Stored data:
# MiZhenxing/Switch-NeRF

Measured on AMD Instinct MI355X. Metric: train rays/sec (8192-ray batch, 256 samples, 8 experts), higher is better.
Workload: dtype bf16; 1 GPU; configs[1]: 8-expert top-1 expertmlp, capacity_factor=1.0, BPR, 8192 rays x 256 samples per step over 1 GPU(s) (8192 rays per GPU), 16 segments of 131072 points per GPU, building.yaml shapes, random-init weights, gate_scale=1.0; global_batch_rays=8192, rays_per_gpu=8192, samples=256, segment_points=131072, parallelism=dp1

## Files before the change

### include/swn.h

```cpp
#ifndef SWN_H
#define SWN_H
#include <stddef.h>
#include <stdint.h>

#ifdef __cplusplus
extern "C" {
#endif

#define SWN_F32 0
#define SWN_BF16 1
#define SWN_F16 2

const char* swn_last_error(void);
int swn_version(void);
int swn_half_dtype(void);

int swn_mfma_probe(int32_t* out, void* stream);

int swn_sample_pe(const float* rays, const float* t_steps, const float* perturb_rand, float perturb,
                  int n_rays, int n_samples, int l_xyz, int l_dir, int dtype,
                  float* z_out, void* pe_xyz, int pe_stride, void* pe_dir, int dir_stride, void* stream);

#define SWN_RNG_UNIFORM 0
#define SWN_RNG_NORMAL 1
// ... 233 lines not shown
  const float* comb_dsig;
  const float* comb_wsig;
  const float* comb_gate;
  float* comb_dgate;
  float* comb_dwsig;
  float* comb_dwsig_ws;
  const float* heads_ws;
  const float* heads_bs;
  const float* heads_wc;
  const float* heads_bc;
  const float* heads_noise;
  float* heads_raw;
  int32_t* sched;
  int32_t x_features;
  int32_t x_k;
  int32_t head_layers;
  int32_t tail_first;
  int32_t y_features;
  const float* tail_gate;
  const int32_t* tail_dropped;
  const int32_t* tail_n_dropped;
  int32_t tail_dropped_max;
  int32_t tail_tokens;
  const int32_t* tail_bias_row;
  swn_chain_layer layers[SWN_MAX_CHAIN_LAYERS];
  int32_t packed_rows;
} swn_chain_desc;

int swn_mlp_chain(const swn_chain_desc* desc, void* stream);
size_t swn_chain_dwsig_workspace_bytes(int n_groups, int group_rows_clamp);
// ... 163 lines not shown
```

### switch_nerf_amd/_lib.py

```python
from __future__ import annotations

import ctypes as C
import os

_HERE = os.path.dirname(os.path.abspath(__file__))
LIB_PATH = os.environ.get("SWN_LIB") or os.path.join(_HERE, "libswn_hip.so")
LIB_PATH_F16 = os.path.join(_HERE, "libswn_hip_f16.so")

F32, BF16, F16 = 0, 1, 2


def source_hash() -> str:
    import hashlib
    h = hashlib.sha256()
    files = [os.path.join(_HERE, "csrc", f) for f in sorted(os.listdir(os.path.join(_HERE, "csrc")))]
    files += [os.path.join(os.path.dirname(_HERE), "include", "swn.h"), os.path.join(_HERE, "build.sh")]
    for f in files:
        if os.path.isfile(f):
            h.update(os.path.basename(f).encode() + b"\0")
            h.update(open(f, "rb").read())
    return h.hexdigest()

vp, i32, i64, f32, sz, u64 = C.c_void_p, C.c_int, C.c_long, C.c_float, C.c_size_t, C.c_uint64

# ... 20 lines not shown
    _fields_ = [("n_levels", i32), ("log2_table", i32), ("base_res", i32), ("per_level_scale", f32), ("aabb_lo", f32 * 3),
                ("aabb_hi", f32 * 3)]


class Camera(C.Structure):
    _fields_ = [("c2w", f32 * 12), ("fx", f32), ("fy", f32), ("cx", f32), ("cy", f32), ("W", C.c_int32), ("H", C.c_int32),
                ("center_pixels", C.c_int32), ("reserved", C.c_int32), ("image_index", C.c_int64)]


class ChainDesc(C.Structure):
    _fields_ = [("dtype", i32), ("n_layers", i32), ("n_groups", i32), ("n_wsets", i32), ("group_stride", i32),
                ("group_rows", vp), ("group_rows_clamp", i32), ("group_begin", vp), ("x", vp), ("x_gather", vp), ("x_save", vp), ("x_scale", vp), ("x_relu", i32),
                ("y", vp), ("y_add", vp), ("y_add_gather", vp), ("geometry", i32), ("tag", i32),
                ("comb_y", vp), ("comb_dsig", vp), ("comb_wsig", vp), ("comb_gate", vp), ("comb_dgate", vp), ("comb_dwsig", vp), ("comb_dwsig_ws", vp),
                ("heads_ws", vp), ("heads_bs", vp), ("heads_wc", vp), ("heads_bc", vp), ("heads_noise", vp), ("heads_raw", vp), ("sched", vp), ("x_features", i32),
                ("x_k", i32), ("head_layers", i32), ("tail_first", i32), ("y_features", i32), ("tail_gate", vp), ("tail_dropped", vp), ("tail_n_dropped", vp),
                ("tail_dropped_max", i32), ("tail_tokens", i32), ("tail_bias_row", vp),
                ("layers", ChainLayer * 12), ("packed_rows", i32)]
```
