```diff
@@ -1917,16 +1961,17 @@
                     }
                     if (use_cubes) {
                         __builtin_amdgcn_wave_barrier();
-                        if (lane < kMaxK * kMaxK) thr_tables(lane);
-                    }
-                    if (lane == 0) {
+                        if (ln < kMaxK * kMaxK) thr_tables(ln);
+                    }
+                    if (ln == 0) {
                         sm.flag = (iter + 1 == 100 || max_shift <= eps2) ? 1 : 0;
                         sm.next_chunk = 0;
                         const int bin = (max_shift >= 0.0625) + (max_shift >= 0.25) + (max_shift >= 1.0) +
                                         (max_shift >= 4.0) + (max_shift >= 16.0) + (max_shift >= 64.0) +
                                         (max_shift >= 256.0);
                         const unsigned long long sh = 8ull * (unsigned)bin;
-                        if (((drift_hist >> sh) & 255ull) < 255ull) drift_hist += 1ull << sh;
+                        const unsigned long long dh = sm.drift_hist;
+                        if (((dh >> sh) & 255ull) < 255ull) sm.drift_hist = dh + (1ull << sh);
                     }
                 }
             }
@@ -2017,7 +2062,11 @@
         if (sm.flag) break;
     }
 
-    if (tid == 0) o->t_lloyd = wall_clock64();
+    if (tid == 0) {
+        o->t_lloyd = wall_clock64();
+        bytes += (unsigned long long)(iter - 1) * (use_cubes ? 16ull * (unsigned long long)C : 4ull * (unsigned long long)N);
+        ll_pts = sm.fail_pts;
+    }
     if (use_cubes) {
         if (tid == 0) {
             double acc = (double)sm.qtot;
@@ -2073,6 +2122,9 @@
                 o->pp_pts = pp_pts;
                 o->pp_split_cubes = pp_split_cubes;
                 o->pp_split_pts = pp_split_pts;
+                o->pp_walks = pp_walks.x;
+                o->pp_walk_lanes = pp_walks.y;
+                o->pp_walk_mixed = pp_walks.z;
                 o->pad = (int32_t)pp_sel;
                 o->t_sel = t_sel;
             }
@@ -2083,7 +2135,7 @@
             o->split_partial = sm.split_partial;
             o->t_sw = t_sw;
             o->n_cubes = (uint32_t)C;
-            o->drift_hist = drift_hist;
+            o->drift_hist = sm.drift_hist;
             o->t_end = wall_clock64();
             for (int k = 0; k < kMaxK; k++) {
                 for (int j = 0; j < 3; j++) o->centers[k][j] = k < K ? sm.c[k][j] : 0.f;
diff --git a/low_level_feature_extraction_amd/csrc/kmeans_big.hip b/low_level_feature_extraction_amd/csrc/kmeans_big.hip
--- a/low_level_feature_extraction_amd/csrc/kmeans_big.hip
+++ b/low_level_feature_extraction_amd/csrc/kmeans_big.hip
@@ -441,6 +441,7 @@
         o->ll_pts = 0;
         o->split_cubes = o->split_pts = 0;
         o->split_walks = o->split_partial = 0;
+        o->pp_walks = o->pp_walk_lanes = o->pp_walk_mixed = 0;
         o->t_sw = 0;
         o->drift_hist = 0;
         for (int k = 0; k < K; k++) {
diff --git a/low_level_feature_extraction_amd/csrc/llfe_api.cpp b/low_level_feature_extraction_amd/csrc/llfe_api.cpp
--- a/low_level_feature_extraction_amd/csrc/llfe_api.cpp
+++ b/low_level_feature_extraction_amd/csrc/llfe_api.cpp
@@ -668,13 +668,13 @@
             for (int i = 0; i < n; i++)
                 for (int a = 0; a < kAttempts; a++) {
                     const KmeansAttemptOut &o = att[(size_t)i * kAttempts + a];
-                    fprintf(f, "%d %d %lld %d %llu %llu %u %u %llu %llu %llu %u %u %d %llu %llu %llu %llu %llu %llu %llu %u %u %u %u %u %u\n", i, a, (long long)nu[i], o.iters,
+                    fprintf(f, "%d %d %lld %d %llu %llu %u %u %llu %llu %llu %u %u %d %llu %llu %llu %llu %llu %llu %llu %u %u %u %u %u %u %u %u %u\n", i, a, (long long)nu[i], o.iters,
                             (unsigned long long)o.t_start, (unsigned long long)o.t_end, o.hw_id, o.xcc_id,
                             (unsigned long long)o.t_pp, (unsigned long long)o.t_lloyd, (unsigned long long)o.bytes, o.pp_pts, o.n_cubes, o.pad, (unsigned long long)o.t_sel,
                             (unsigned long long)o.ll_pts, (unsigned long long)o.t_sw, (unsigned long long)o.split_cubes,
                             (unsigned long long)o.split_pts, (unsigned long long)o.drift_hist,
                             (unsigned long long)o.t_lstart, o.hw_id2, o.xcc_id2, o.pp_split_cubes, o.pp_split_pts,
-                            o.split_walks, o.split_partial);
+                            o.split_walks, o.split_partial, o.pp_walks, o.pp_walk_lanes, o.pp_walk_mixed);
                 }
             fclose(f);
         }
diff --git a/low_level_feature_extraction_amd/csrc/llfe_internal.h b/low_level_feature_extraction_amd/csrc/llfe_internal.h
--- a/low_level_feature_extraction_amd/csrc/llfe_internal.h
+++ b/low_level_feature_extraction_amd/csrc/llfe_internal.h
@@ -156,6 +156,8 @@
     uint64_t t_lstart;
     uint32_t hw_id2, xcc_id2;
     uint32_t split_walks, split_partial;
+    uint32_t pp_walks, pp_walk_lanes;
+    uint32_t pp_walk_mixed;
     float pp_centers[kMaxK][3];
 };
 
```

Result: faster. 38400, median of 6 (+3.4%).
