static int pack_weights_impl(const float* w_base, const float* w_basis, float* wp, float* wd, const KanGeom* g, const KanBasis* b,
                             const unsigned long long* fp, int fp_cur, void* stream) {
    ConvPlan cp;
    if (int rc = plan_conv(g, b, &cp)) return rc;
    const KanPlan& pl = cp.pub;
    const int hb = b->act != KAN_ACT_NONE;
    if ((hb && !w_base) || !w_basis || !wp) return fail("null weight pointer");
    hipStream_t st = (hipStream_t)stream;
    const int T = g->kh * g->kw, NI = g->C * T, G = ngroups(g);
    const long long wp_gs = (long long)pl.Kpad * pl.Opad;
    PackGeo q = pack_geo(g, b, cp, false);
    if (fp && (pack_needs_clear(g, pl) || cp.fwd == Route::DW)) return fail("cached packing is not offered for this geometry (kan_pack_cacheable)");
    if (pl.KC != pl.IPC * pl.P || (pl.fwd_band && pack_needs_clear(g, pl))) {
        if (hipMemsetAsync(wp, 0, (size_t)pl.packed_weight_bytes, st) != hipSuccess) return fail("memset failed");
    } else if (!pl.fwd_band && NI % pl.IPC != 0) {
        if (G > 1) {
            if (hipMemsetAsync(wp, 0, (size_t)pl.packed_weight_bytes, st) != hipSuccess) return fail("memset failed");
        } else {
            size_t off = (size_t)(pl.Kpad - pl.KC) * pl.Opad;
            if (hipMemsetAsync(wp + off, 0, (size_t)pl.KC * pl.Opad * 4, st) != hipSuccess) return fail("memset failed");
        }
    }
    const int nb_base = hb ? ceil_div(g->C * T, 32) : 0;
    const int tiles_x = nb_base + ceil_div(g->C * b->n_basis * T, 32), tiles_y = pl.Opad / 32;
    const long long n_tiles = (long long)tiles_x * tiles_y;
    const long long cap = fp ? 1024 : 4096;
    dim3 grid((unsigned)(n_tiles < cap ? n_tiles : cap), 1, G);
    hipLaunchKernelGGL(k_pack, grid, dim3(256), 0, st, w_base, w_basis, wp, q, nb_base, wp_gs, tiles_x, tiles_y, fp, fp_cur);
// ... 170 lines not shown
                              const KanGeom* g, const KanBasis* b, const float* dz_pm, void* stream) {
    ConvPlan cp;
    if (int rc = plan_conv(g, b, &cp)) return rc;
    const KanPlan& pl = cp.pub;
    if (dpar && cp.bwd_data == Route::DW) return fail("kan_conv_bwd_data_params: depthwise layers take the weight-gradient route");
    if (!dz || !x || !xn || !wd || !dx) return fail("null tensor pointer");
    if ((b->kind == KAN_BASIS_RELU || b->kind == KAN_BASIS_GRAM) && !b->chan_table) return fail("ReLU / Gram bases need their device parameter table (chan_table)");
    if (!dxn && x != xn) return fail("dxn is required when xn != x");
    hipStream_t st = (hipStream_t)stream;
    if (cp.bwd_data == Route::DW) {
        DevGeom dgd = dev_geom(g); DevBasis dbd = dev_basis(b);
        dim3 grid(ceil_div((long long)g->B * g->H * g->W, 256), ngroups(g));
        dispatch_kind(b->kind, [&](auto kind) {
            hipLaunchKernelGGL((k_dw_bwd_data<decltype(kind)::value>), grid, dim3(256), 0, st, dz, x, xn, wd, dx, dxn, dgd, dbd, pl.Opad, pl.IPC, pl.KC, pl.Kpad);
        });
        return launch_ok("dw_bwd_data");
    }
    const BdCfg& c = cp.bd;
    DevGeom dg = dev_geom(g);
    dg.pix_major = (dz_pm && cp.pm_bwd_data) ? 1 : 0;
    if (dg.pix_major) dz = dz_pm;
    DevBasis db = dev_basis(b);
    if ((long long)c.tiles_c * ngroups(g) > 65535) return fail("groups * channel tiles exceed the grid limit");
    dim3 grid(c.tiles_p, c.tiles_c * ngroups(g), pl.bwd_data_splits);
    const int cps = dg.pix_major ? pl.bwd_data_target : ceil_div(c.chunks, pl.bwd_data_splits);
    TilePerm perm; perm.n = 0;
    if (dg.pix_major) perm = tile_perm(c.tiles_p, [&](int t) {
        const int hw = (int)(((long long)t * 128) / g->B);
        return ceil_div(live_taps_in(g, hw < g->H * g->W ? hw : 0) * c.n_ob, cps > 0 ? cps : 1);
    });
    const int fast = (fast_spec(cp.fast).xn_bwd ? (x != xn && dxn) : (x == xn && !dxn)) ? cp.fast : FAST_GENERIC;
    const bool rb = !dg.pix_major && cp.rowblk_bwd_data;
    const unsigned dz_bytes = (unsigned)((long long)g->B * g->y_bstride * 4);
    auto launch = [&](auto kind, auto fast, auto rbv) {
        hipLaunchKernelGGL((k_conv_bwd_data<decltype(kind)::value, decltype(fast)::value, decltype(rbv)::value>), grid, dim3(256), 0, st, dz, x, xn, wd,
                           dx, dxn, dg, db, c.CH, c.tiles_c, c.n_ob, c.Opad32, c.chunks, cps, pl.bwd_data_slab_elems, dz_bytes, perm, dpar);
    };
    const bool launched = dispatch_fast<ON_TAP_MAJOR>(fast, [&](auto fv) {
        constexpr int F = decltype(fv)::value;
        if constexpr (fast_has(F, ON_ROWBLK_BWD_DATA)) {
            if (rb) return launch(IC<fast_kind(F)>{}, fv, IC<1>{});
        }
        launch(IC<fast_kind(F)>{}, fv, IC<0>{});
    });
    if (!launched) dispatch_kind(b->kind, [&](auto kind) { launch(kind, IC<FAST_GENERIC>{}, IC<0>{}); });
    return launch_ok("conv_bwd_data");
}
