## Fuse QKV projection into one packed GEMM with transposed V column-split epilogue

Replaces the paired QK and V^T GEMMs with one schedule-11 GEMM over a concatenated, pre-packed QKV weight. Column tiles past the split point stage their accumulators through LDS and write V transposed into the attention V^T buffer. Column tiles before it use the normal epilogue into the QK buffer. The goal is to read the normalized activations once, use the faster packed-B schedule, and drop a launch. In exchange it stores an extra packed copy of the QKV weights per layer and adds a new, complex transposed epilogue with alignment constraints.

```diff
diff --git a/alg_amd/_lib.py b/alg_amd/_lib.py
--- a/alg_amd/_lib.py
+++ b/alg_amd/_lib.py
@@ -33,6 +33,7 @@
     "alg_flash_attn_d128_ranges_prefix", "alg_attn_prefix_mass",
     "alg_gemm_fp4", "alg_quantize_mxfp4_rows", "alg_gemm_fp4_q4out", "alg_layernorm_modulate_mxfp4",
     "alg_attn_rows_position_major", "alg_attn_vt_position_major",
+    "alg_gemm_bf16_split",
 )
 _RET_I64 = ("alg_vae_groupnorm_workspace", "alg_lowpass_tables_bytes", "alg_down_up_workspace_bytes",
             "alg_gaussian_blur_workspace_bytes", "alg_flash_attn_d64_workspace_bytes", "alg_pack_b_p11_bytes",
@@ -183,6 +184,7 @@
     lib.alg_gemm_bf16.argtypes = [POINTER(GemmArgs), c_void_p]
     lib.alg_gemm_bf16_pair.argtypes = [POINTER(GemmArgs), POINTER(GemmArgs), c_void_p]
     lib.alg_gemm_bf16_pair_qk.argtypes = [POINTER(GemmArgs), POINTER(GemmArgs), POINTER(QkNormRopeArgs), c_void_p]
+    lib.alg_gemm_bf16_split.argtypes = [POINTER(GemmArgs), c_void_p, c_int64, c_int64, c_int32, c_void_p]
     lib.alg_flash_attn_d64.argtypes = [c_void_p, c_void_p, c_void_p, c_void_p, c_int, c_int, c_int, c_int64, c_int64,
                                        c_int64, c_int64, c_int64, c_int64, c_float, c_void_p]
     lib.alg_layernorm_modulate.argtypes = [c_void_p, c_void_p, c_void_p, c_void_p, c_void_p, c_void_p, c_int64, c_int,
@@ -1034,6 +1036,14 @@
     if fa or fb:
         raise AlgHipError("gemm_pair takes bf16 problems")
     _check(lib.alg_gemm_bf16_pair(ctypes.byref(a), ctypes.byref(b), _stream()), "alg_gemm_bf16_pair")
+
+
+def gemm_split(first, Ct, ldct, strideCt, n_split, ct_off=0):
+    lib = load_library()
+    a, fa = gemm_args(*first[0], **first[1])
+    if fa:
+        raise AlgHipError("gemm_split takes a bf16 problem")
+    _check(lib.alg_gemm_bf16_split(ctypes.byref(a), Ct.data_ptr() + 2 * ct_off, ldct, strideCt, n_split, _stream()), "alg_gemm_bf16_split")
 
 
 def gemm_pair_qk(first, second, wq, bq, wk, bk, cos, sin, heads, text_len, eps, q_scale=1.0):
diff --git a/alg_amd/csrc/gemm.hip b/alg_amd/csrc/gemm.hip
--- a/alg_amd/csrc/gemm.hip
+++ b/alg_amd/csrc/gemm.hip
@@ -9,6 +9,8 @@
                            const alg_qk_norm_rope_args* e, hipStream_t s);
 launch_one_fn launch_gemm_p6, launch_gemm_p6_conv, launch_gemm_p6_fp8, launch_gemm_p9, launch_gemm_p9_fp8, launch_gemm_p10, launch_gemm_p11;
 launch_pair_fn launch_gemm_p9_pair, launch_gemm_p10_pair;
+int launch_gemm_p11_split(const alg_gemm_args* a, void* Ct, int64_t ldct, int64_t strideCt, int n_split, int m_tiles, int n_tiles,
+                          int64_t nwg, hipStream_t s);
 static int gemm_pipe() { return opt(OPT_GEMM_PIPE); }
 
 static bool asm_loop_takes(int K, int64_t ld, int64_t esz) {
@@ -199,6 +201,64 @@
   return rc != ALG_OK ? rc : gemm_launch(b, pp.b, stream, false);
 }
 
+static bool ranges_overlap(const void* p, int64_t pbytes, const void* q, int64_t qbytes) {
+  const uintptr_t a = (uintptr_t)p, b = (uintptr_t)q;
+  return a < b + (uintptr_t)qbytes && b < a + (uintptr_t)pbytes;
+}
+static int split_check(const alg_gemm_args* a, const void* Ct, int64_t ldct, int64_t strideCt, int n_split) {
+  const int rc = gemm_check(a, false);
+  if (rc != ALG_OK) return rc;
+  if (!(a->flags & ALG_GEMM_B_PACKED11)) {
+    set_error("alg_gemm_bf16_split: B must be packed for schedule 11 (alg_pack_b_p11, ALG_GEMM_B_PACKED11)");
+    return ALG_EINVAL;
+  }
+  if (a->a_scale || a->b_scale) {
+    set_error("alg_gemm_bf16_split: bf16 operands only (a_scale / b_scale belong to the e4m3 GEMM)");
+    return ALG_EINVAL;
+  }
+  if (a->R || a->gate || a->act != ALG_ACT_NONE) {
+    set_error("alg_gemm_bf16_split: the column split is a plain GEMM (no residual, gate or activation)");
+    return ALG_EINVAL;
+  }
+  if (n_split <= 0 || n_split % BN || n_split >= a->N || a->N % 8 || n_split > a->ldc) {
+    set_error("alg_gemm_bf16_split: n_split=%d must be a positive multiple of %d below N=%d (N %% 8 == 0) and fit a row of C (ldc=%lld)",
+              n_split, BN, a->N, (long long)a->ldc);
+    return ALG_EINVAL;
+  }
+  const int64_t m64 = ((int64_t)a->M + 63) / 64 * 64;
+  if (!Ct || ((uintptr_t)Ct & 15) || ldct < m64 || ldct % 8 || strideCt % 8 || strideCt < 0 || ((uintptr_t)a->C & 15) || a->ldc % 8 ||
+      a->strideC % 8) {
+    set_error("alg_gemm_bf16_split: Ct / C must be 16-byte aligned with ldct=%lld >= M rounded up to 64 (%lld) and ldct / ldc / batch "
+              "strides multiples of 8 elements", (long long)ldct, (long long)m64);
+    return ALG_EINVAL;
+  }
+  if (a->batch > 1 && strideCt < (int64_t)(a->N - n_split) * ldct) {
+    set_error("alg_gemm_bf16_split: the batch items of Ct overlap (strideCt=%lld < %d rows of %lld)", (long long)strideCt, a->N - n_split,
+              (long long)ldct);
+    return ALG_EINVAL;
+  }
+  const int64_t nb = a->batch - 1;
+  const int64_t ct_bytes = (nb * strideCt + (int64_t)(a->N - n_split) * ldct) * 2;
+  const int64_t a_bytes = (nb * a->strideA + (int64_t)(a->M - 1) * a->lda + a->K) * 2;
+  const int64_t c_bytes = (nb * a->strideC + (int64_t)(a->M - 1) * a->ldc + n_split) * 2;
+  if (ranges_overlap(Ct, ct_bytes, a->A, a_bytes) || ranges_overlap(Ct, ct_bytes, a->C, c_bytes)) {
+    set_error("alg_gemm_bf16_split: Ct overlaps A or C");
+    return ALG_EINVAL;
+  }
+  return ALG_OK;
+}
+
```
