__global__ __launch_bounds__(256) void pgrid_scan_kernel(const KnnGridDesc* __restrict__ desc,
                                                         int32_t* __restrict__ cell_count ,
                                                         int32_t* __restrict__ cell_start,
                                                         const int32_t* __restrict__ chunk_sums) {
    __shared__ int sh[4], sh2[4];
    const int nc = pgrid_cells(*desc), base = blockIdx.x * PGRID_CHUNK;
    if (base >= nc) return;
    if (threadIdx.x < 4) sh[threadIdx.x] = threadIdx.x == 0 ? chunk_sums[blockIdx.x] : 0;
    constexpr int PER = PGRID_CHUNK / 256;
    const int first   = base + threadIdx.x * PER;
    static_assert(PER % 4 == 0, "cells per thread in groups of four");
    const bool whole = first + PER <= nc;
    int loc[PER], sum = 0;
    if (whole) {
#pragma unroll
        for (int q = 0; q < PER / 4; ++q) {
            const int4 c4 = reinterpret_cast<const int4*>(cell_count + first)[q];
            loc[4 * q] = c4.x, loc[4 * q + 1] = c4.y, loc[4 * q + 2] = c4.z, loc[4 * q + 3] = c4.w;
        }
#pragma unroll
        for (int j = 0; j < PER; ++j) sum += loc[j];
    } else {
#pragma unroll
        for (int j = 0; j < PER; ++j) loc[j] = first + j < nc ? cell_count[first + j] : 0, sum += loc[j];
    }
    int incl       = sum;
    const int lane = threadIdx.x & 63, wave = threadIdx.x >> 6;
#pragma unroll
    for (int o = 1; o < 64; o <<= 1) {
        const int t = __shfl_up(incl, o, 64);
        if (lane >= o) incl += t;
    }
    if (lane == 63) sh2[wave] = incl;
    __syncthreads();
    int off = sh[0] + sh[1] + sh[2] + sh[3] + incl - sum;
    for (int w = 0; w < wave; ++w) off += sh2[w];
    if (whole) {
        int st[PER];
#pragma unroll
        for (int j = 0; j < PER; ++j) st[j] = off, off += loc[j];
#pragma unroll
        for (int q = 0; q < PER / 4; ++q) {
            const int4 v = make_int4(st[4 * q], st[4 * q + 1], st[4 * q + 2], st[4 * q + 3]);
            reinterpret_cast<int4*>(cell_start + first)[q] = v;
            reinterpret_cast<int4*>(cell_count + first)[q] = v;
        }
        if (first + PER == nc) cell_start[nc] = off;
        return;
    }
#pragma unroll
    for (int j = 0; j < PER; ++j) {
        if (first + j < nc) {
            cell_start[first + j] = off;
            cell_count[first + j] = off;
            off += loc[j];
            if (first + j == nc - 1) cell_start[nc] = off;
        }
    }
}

WHAT THE EXERCISE ASKS: "launched" is the word to look for; copy every line of the data that has it.

WRITTEN SOLUTION:
    const bool launched = dispatch_fast<ON_TAP_MAJOR>(fast, [&](auto fv) {
    if (!launched) dispatch_kind(b->kind, [&](auto kind) { launch(kind, IC<FAST_GENERIC>{}, IC<0>{}); });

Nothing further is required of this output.